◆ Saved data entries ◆
[Start of Attachment]

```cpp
struct fora_ctx {
    int device = 0;
    Tunables opt_;
    hipStream_t stream = nullptr;
    std::string err;
    hipDeviceProp_t prop{};

    int32_t n = 0;
// ... 18 lines not shown
    uint64_t *d_hubsum = nullptr;
    uint32_t *d_dg_perm = nullptr, *d_dg_inv = nullptr, *d_dg_colp = nullptr, *d_dg_rec = nullptr, *d_dg_invb = nullptr;
    uint8_t *d_dg_T = nullptr;
    WalkDG dg{};
    uint32_t *d_colt = nullptr, *d_team_off = nullptr, *d_team_n2l = nullptr, *d_team_l2n = nullptr;
    uint32_t *d_team_hubtgt = nullptr;
    uint32_t team_H = 0, team_hubs_opt = 0;
    uint16_t *d_team_rlog_id = nullptr; uint64_t *d_team_rlog_val = nullptr; uint32_t team_rlog_cap = 0;
    uint64_t *d_team_rowl = nullptr, *d_team_rsvl = nullptr;
    uint16_t *d_team_deg16 = nullptr;
    uint32_t *d_team_rowq = nullptr;
    uint32_t team_T = 0, team_R = 0, team_force = 0;
    bool team_checked = false, team_wanted = false;
    double dangling_frac = 0;
    uint64_t team_cap = 0;
    uint32_t *d_team_msg = nullptr;
    uint64_t *d_team_inct = nullptr;
    unsigned long long *d_team_cnt = nullptr;
    uint32_t *d_team_ctl = nullptr;
    uint32_t team_n = 0;
    bool team_dirty = false;
    bool hub_for_team = false;
    bool team_timeout_seen = false;
    int team_suspend = 0;
    uint64_t team_fallbacks = 0;
    int team_fit = -1;
    bool team_coop_ok = false;
    bool team_coop_failed = false;

    bool have_params = false;
    double alpha = 0.2, epsilon = 0.5, rmax_scale = 1.0, rmax = 0, omega = 0;
// ... 381 lines not shown
               c->wit_cap >= pe.wits && c->bk_cap == pe.bk_cap && c->sub == pe.sub;
    };
    {
        int need = c->batch_req > 0 ? c->batch_req : std::min(want_slots > 0 ? want_slots : 1024, 1024);
        if (c->batch_req == 0 && c->B > 0 && c->B_memcap > 0) need = std::min(need, c->B_memcap);
        if (keepable(need)) { const WsPlan pe = plan_workspace(c, omega_hint, c->B); return ensure_row_split(c, pe.nbins, pe.pbins); }
    }
    int B = c->batch_req > 0 ? c->batch_req : 0;
    if (B == 0) {
        free_workspace(c);
        size_t fr = 0, tot = 0;
        HIPCHK(c, hipMemGetInfo(&fr, &tot));
        uint64_t budget = (uint64_t)(fr * (c->opt_.pipeline == 1 ? 0.4 : 0.75));
        if (c->team_T) {
            const uint64_t T = c->team_T, nt = std::max<uint64_t>(1, (uint64_t)c->prop.multiProcessorCount * TEAM_WGS_PER_CU / T);
            const uint64_t team_bytes = nt * (2 * c->team_cap * 4 + 3 * T * (c->team_R + 64 + c->team_H) * 8 + T * (10ull << 17) + 2 * T * T * 8);
            budget -= std::min<uint64_t>(budget / 2, team_bytes);
        }
        B = (int)std::min<uint64_t>(1024, std::max<uint64_t>(1, budget / p.per_slot));
    }
    B = std::max(1, B);
    const int memcap = B;
    if (want_slots > 0 && c->batch_req == 0) B = std::min(B, std::max(want_slots, 1));
    p = plan_workspace(c, omega_hint, B);
    const uint64_t scratch = (uint64_t)B * p.scratch;
    free_workspace(c);
    const uint64_t slab = (uint64_t)B * n;
    HIPCHK(c, hipMalloc(&c->d_residue, slab * 8));
    HIPCHK(c, hipMalloc(&c->d_ppr, slab * 8));
    if (p.binned) {
        HIPCHK(c, hipMalloc(&c->d_fl[0], slab * 4));
// ... 12 lines not shown
        HIPCHK(c, hipMalloc(&c->d_bk_count, (size_t)B * p.pbins * p.sub * 4));
        HIPCHK(c, hipHostMalloc(&c->h_flc, (size_t)FLC_RING * B * 4 * CSTRIDE));
        c->dbm_words = (uint32_t)((uint64_t)p.nbins << (bin_shift(c) - 6));
        HIPCHK(c, hipMalloc(&c->d_dbm, 2 * (size_t)B * c->dbm_words * 8));
        HIPCHK(c, hipMalloc(&c->d_dflag, 2 * (size_t)B * p.nbins * 4));
        if (c->opt_.defer > 0) HIPCHK(c, hipMalloc(&c->d_dl, 2 * slab * 4));
        if (c->hubs && c->hub_shift == bin_shift(c)) HIPCHK(c, hipMalloc(&c->d_hubsum, (size_t)B * p.sub * c->hubs * 8));
        if (c->team_T) {
            const uint32_t T = c->team_T;
            uint32_t nteams = std::max<uint32_t>(1, (uint32_t)c->prop.multiProcessorCount * TEAM_WGS_PER_CU / T);
            if (c->opt_.team_max > 0) nteams = std::min<uint32_t>(nteams, (uint32_t)c->opt_.team_max);
            size_t fr = 0, tot = 0;
            HIPCHK(c, hipMemGetInfo(&fr, &tot));
            c->team_rlog_cap = 1u << 17;
            auto per_team_bytes = [&](uint32_t logcap) {
                return 2 * c->team_cap * 4 + 3 * (uint64_t)T * (c->team_R + 64 + c->team_H) * 8 + (uint64_t)T * logcap * 10 + 2 * (uint64_t)T * T * 8;
            };
            while (c->team_rlog_cap > 1024 && per_team_bytes(c->team_rlog_cap) > fr / 4) c->team_rlog_cap /= 2;
            const uint64_t per_team = per_team_bytes(c->team_rlog_cap);
            nteams = (uint32_t)std::max<uint64_t>(1, std::min<uint64_t>(nteams, (uint64_t)(fr / 2) / std::max<uint64_t>(1, per_team)));
            HIPCHK(c, hipMalloc(&c->d_team_msg, (size_t)nteams * 2 * c->team_cap * 4 + 64 + diag::TEAM_MSG_PROBE_WORDS * 4));
            HIPCHK(c, hipMalloc(&c->d_team_inct, (size_t)nteams * 2 * T * (c->team_R + 64 + c->team_H) * 8));
            HIPCHK(c, hipMalloc(&c->d_team_rsvl, (size_t)nteams * T * c->team_R * 8));
            HIPCHK(c, hipMemset(c->d_team_rsvl, 0, (size_t)nteams * T * c->team_R * 8));
            HIPCHK(c, hipMalloc(&c->d_team_rlog_id, (size_t)nteams * T * c->team_rlog_cap * 2));
            HIPCHK(c, hipMalloc(&c->d_team_rlog_val, (size_t)nteams * T * c->team_rlog_cap * 8));
            HIPCHK(c, hipMalloc(&c->d_team_cnt, (size_t)nteams * 2 * T * T * 8));
            HIPCHK(c, hipMalloc(&c->d_team_ctl, (64 + (size_t)nteams * 5 * 16 * 2 + (size_t)nteams * ((size_t)B + 2)) * 4));
            c->team_n = nteams;
            if (int rf = team_fits(c)) return rf;
        }
    } else {
        HIPCHK(c, hipMalloc(&c->d_wl[0], slab * 8));
        HIPCHK(c, hipMalloc(&c->d_wl[1], slab * 8));
    }
    HIPCHK(c, hipMalloc(&c->d_scratch, scratch));
// ... 321 lines not shown
    a.residue = d.residue; a.ppr = d.ppr; a.fl0 = d.fl[0]; a.fl_count0 = d.fl_count[0]; a.inc_tab0 = d.inc_tab[0];
    a.segq_cap = d.segq_cap; a.qs = d.qs; a.err = d.err; a.afix = d.afix; a.t1 = d.t1;
    a.T = T; a.R = c->team_R; a.nteams = nteams;
    a.colt = c->d_colt; a.rowq = c->d_team_rowq; a.n2l = c->d_team_n2l; a.l2n = c->d_team_l2n; a.deg16 = c->d_team_deg16; a.rowl = c->d_team_rowl; a.rsvl = c->d_team_rsvl; a.rlog_id = c->d_team_rlog_id; a.rlog_val = c->d_team_rlog_val; a.rlog_cap = c->opt_.team_log == 0 ? 0u : c->opt_.team_log > 0 ? std::min<uint32_t>((uint32_t)c->opt_.team_log, c->team_rlog_cap) : c->team_rlog_cap; a.H = c->team_H; a.hubtgt = c->d_team_hubtgt; a.off = c->d_team_off; a.msg = c->d_team_msg; a.inct = c->d_team_inct; a.cntw = c->d_team_cnt;
    a.ctl = c->d_team_ctl;
    a.sync = (unsigned long long *)(c->d_team_ctl + 64);
    a.slot_seq = c->d_team_ctl + 64 + (size_t)nteams * 5 * 16 * 2;
    const int64_t tail_auto = 4096;
    a.tail_max = (uint32_t)std::min<int64_t>(std::max<int64_t>(c->opt_.team_tail < 0 ? tail_auto : c->opt_.team_tail, 0), 0x7FFFFFFF);
    if (c->opt_.tail == 0) a.tail_max = 0;
    a.tail_always = c->opt_.tail_always == 1 ? 1u : 0u;
    const uint32_t grid = nteams * T;
    a.xcd = (c->opt_.team_xcd >= 1 && grid % 8 == 0 && (grid / 8) % T == 0) ? (uint32_t)c->opt_.team_xcd : 0u;
    a.stamps = c->d_stamps;
    a.abort_level = (uint32_t)std::min<int64_t>(std::max<int64_t>(c->opt_.team_abort_level, 0), 1 << 20);
    a.timeout_ticks = (uint64_t)std::min<int64_t>(std::max<int64_t>(c->opt_.team_timeout_ms, 0), 60000) * 100000ull;
    const size_t lds = ((size_t)a.R + 1 + a.H) * 8;
    if (c->team_dirty) { HIPCHK(c, hipMemsetAsync(c->d_team_rsvl, 0, (size_t)nteams * T * c->team_R * 8, c->stream)); c->team_dirty = false; }
    HIPCHK(c, hipMemsetAsync(c->d_team_ctl, 0, (64 + (size_t)nteams * 5 * 16 * 2) * 4, c->stream));
    HIPCHK(c, hipMemsetAsync(c->d_team_cnt, 0, (size_t)nteams * 2 * T * T * 8, c->stream));
    HIPCHK(c, hipMemsetAsync(a.slot_seq, 0xFF, (size_t)nteams * ((size_t)d.nq + 2) * 4, c->stream));
    int h = ev_begin(c, 10);
    bool launched = false;
    if (c->team_coop_ok && !c->team_coop_failed) {
        void *args[] = {(void *)&a};
        const hipError_t le = hipLaunchCooperativeKernel((const void *)k_push_team, dim3(grid), dim3(TEAM_THREADS), args, (unsigned)lds, c->stream);
        if (le == hipSuccess) launched = true;
        else { (void)hipGetLastError(); c->team_coop_failed = true; }
    }
    if (!launched) hipLaunchKernelGGL(k_push_team, dim3(grid), dim3(TEAM_THREADS), lds, c->stream, a);
// ... 829 lines not shown
int fora_hip_get_batch(fora_ctx *c) { return c ? c->B : FORA_E_ARG; }

int fora_hip_set_option(fora_ctx *c, const char *name, int64_t value) {
    if (!c || !name) return FORA_E_ARG;
    if (!strcmp(name, "reset")) {
        (void)hipSetDevice(c->device);
        free_workspace(c);
        if (c->twin) free_workspace(c->twin);
        c->opt_ = tunables_from_env();
        c->team_suspend = 0;
        c->profiling = c->opt_.profile != 0;
        c->grid_blocks = c->opt_.grid > 0 ? (int)c->opt_.grid : 2048;
        if (c->twin) { c->twin->opt_ = c->opt_; c->twin->grid_blocks = c->grid_blocks; }
        return FORA_OK;
    }
    if (!TEST_PATHS && schedule_option(name) && value != (strcmp(name, "rounds") ? (strcmp(name, "round_div") ? 0 : 4) : 1))
        return fail(c, FORA_E_ARG, std::string("option ") + name + ": the schedule experiments are not compiled into this library (build with -DFORA_TEST_PATHS=1: libfora_hip_test.so)");
    for (const auto &o : OPTIONS)
        if (!strcmp(name, o.name)) {
            if (c->opt_.*(o.field) == value) return FORA_OK;
            c->opt_.*(o.field) = value;
            if (o.layout) { (void)hipSetDevice(c->device); free_workspace(c); if (c->twin) free_workspace(c->twin); }
            if (!strcmp(name, "profile")) c->profiling = value != 0;
            if (!strcmp(name, "grid")) { c->grid_blocks = value > 0 ? (int)value : 2048; if (c->twin) c->twin->grid_blocks = c->grid_blocks; }
            return FORA_OK;
        }
    return fail(c, FORA_E_ARG, std::string("unknown option ") + name);
}

int fora_hip_get_option(fora_ctx *c, const char *name, int64_t *value) {
    if (!name || !value) return FORA_E_ARG;
// ... 1139 lines not shown
```

### fora_amd/csrc/fora_team.h

```cpp
#pragma once
#include "fora_kernels.h"

namespace fora {

constexpr int TEAM_MAX = 32;
constexpr int TEAM_LBITS = 15;
#ifndef FORA_TEAM_THREADS
#define FORA_TEAM_THREADS 1024
#endif
constexpr int TEAM_THREADS = FORA_TEAM_THREADS;
#ifndef FORA_TEAM_WGS_PER_CU
#define FORA_TEAM_WGS_PER_CU (FORA_TEAM_THREADS == 1024 ? 1 : 2)
#endif
constexpr int TEAM_WGS_PER_CU = FORA_TEAM_WGS_PER_CU;
constexpr int TEAM_NW = TEAM_THREADS / 64;
constexpr uint32_t TEAM_R_CAP = TEAM_WGS_PER_CU == 1 ? 15296 : 7680;
constexpr int TEAM_NIT = (TEAM_R_CAP + TEAM_THREADS - 1) / TEAM_THREADS;
#ifndef FORA_TEAM_EPT
#define FORA_TEAM_EPT 4
#endif
#ifndef FORA_TEAM_CU
#define FORA_TEAM_CU 4
#endif
#ifndef FORA_TEAM_MPL
#define FORA_TEAM_MPL 2
#endif
#ifndef FORA_TEAM_DRAW
#define FORA_TEAM_DRAW 4
#endif
constexpr int TEAM_EPT = FORA_TEAM_EPT;
constexpr int TEAM_CHUNK = 64 * TEAM_EPT;
constexpr uint32_t TEAM_LMASK = (1u << TEAM_LBITS) - 1u;
constexpr uint32_t TEAM_EMPTY = 0xFFFFFFFFu;
constexpr uint32_t ERR_TEAM_TIMEOUT = 16, ERR_TEAM_CAP = 32;

struct TeamDev {
    int32_t n, nq;
    const uint64_t *rowinfo;
    const int64_t *row_ptr;
    const uint32_t *deg;
    const int32_t *src;
    uint64_t *residue, *ppr;
    uint32_t *fl0, *fl_count0;
    uint64_t *inc_tab0;
    uint64_t segq_cap;
    QState *qs;
    uint32_t *err;
    uint64_t afix, t1;
    uint32_t T, R, nteams;
    const uint32_t *colt;
    const uint32_t *rowq;
    const uint32_t *n2l;
    const uint32_t *l2n;
    const uint16_t *deg16;
    const uint64_t *rowl;
    uint64_t *rsvl;
    uint16_t *rlog_id;
    uint64_t *rlog_val;
    uint32_t rlog_cap;
    uint32_t H;
    const uint32_t *hubtgt;
    const uint32_t *off;
    uint32_t *msg;
    uint64_t *inct;
    unsigned long long *cntw;
    unsigned long long *sync;
    uint32_t *slot_seq;
    uint32_t *ctl;
    uint32_t tail_max;
    uint32_t tail_always;
    uint32_t xcd;
    unsigned long long *stamps;
    uint64_t timeout_ticks;
    uint32_t abort_level;
};
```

[End of Attachment]

◆ Assigned task ◆
Given the entries above, say how many lines include the word "nbins", and write nothing besides the number.

◆ Solved problem ◆
3